What the exercise asks - Write out every entry below word for word, leaving nothing out.

[Opening Supplied information section]

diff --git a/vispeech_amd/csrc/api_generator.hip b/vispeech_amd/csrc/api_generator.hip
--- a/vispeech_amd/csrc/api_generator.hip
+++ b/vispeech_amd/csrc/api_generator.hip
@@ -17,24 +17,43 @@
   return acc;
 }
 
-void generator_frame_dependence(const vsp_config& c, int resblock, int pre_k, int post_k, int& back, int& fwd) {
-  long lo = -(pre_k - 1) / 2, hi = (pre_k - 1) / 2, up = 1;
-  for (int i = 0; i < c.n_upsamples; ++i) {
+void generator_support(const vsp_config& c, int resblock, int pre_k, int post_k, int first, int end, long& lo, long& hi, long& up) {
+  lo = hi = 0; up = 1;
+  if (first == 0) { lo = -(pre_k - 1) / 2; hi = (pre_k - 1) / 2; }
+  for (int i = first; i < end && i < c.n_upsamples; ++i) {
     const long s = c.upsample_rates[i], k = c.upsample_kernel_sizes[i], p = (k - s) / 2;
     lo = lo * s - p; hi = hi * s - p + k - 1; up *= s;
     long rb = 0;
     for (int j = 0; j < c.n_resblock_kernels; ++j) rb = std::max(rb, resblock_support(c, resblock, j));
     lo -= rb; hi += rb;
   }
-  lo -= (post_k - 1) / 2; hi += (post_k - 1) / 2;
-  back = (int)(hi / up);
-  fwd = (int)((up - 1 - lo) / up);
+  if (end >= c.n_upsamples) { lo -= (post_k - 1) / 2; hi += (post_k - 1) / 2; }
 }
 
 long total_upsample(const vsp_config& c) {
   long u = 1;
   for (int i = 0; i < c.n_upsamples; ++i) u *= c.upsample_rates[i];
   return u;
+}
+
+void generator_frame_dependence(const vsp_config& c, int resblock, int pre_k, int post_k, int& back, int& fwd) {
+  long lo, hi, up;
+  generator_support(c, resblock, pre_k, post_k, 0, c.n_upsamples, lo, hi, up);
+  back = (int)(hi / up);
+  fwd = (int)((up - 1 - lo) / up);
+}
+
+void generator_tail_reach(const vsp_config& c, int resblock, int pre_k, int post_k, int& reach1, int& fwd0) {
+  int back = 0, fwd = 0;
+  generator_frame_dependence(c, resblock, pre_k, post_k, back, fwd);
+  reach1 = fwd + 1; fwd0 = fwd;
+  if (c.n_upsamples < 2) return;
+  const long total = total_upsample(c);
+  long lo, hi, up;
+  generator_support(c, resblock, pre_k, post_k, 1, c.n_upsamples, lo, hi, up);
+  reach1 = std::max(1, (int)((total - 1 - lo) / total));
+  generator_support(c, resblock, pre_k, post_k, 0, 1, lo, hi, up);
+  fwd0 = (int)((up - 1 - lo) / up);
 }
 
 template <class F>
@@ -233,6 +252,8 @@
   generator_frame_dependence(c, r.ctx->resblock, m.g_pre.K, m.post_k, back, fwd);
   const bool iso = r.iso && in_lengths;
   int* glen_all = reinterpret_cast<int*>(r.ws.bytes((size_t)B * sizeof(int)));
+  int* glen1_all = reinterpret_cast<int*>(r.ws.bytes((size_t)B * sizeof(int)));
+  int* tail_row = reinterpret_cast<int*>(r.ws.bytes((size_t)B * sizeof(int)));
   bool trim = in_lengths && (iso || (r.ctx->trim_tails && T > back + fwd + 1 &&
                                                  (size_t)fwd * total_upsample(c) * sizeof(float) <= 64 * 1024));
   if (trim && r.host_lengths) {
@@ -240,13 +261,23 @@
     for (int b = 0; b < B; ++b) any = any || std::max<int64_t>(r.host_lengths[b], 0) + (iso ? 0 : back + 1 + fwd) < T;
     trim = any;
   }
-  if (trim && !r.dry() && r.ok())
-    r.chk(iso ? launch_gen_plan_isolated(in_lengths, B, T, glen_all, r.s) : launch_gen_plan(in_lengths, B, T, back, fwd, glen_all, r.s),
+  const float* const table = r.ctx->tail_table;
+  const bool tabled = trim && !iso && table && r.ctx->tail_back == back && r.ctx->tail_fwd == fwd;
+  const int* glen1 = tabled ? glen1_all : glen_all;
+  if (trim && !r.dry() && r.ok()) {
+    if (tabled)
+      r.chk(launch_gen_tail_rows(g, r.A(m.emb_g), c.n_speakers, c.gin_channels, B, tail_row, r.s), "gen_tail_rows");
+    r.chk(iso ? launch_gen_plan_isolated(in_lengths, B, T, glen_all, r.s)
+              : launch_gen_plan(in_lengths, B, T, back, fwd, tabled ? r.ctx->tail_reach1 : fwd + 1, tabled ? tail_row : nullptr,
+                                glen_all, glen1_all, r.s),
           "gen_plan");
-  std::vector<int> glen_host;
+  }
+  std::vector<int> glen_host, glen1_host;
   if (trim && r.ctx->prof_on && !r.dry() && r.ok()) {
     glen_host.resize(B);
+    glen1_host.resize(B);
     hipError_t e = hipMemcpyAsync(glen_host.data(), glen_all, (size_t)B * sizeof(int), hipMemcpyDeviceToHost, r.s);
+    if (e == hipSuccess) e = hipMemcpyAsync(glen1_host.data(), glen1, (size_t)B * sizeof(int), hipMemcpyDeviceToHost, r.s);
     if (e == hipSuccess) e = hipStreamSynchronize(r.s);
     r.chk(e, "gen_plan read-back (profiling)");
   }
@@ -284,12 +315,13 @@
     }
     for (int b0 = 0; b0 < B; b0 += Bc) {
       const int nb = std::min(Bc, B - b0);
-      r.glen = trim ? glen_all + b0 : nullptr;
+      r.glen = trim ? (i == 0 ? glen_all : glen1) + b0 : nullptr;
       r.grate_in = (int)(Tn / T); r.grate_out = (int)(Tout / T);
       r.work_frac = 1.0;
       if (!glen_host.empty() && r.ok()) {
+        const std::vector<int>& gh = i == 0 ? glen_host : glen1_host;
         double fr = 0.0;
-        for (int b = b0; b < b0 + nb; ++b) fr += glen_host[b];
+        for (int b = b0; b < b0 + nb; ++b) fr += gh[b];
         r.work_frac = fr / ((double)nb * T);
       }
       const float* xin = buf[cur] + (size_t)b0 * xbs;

[Closing Supplied information section]

Answer -
diff --git a/vispeech_amd/csrc/api_generator.hip b/vispeech_amd/csrc/api_generator.hip
--- a/vispeech_amd/csrc/api_generator.hip
+++ b/vispeech_amd/csrc/api_generator.hip
@@ -17,24 +17,43 @@
   return acc;
 }
 
-void generator_frame_dependence(const vsp_config& c, int resblock, int pre_k, int post_k, int& back, int& fwd) {
-  long lo = -(pre_k - 1) / 2, hi = (pre_k - 1) / 2, up = 1;
-  for (int i = 0; i < c.n_upsamples; ++i) {
+void generator_support(const vsp_config& c, int resblock, int pre_k, int post_k, int first, int end, long& lo, long& hi, long& up) {
+  lo = hi = 0; up = 1;
+  if (first == 0) { lo = -(pre_k - 1) / 2; hi = (pre_k - 1) / 2; }
+  for (int i = first; i < end && i < c.n_upsamples; ++i) {
     const long s = c.upsample_rates[i], k = c.upsample_kernel_sizes[i], p = (k - s) / 2;
     lo = lo * s - p; hi = hi * s - p + k - 1; up *= s;
     long rb = 0;
     for (int j = 0; j < c.n_resblock_kernels; ++j) rb = std::max(rb, resblock_support(c, resblock, j));
     lo -= rb; hi += rb;
   }
-  lo -= (post_k - 1) / 2; hi += (post_k - 1) / 2;
-  back = (int)(hi / up);
-  fwd = (int)((up - 1 - lo) / up);
+  if (end >= c.n_upsamples) { lo -= (post_k - 1) / 2; hi += (post_k - 1) / 2; }
 }
 
 long total_upsample(const vsp_config& c) {
   long u = 1;
   for (int i = 0; i < c.n_upsamples; ++i) u *= c.upsample_rates[i];
   return u;
+}
+
+void generator_frame_dependence(const vsp_config& c, int resblock, int pre_k, int post_k, int& back, int& fwd) {
+  long lo, hi, up;
+  generator_support(c, resblock, pre_k, post_k, 0, c.n_upsamples, lo, hi, up);
+  back = (int)(hi / up);
+  fwd = (int)((up - 1 - lo) / up);
+}
+
+void generator_tail_reach(const vsp_config& c, int resblock, int pre_k, int post_k, int& reach1, int& fwd0) {
+  int back = 0, fwd = 0;
+  generator_frame_dependence(c, resblock, pre_k, post_k, back, fwd);
+  reach1 = fwd + 1; fwd0 = fwd;
+  if (c.n_upsamples < 2) return;
+  const long total = total_upsample(c);
+  long lo, hi, up;
+  generator_support(c, resblock, pre_k, post_k, 1, c.n_upsamples, lo, hi, up);
+  reach1 = std::max(1, (int)((total - 1 - lo) / total));
+  generator_support(c, resblock, pre_k, post_k, 0, 1, lo, hi, up);
+  fwd0 = (int)((up - 1 - lo) / up);
 }
 
 template <class F>
@@ -233,6 +252,8 @@
   generator_frame_dependence(c, r.ctx->resblock, m.g_pre.K, m.post_k, back, fwd);
   const bool iso = r.iso && in_lengths;
   int* glen_all = reinterpret_cast<int*>(r.ws.bytes((size_t)B * sizeof(int)));
+  int* glen1_all = reinterpret_cast<int*>(r.ws.bytes((size_t)B * sizeof(int)));
+  int* tail_row = reinterpret_cast<int*>(r.ws.bytes((size_t)B * sizeof(int)));
   bool trim = in_lengths && (iso || (r.ctx->trim_tails && T > back + fwd + 1 &&
                                                  (size_t)fwd * total_upsample(c) * sizeof(float) <= 64 * 1024));
   if (trim && r.host_lengths) {
@@ -240,13 +261,23 @@
     for (int b = 0; b < B; ++b) any = any || std::max<int64_t>(r.host_lengths[b], 0) + (iso ? 0 : back + 1 + fwd) < T;
     trim = any;
   }
-  if (trim && !r.dry() && r.ok())
-    r.chk(iso ? launch_gen_plan_isolated(in_lengths, B, T, glen_all, r.s) : launch_gen_plan(in_lengths, B, T, back, fwd, glen_all, r.s),
+  const float* const table = r.ctx->tail_table;
+  const bool tabled = trim && !iso && table && r.ctx->tail_back == back && r.ctx->tail_fwd == fwd;
+  const int* glen1 = tabled ? glen1_all : glen_all;
+  if (trim && !r.dry() && r.ok()) {
+    if (tabled)
+      r.chk(launch_gen_tail_rows(g, r.A(m.emb_g), c.n_speakers, c.gin_channels, B, tail_row, r.s), "gen_tail_rows");
+    r.chk(iso ? launch_gen_plan_isolated(in_lengths, B, T, glen_all, r.s)
+              : launch_gen_plan(in_lengths, B, T, back, fwd, tabled ? r.ctx->tail_reach1 : fwd + 1, tabled ? tail_row : nullptr,
+                                glen_all, glen1_all, r.s),
           "gen_plan");
-  std::vector<int> glen_host;
+  }
+  std::vector<int> glen_host, glen1_host;
   if (trim && r.ctx->prof_on && !r.dry() && r.ok()) {
     glen_host.resize(B);
+    glen1_host.resize(B);
     hipError_t e = hipMemcpyAsync(glen_host.data(), glen_all, (size_t)B * sizeof(int), hipMemcpyDeviceToHost, r.s);
+    if (e == hipSuccess) e = hipMemcpyAsync(glen1_host.data(), glen1, (size_t)B * sizeof(int), hipMemcpyDeviceToHost, r.s);
     if (e == hipSuccess) e = hipStreamSynchronize(r.s);
     r.chk(e, "gen_plan read-back (profiling)");
   }
@@ -284,12 +315,13 @@
     }
     for (int b0 = 0; b0 < B; b0 += Bc) {
       const int nb = std::min(Bc, B - b0);
-      r.glen = trim ? glen_all + b0 : nullptr;
+      r.glen = trim ? (i == 0 ? glen_all : glen1) + b0 : nullptr;
       r.grate_in = (int)(Tn / T); r.grate_out = (int)(Tout / T);
       r.work_frac = 1.0;
       if (!glen_host.empty() && r.ok()) {
+        const std::vector<int>& gh = i == 0 ? glen_host : glen1_host;
         double fr = 0.0;
-        for (int b = b0; b < b0 + nb; ++b) fr += glen_host[b];
+        for (int b = b0; b < b0 + nb; ++b) fr += gh[b];
         r.work_frac = fr / ((double)nb * T);
       }
       const float* xin = buf[cur] + (size_t)b0 * xbs;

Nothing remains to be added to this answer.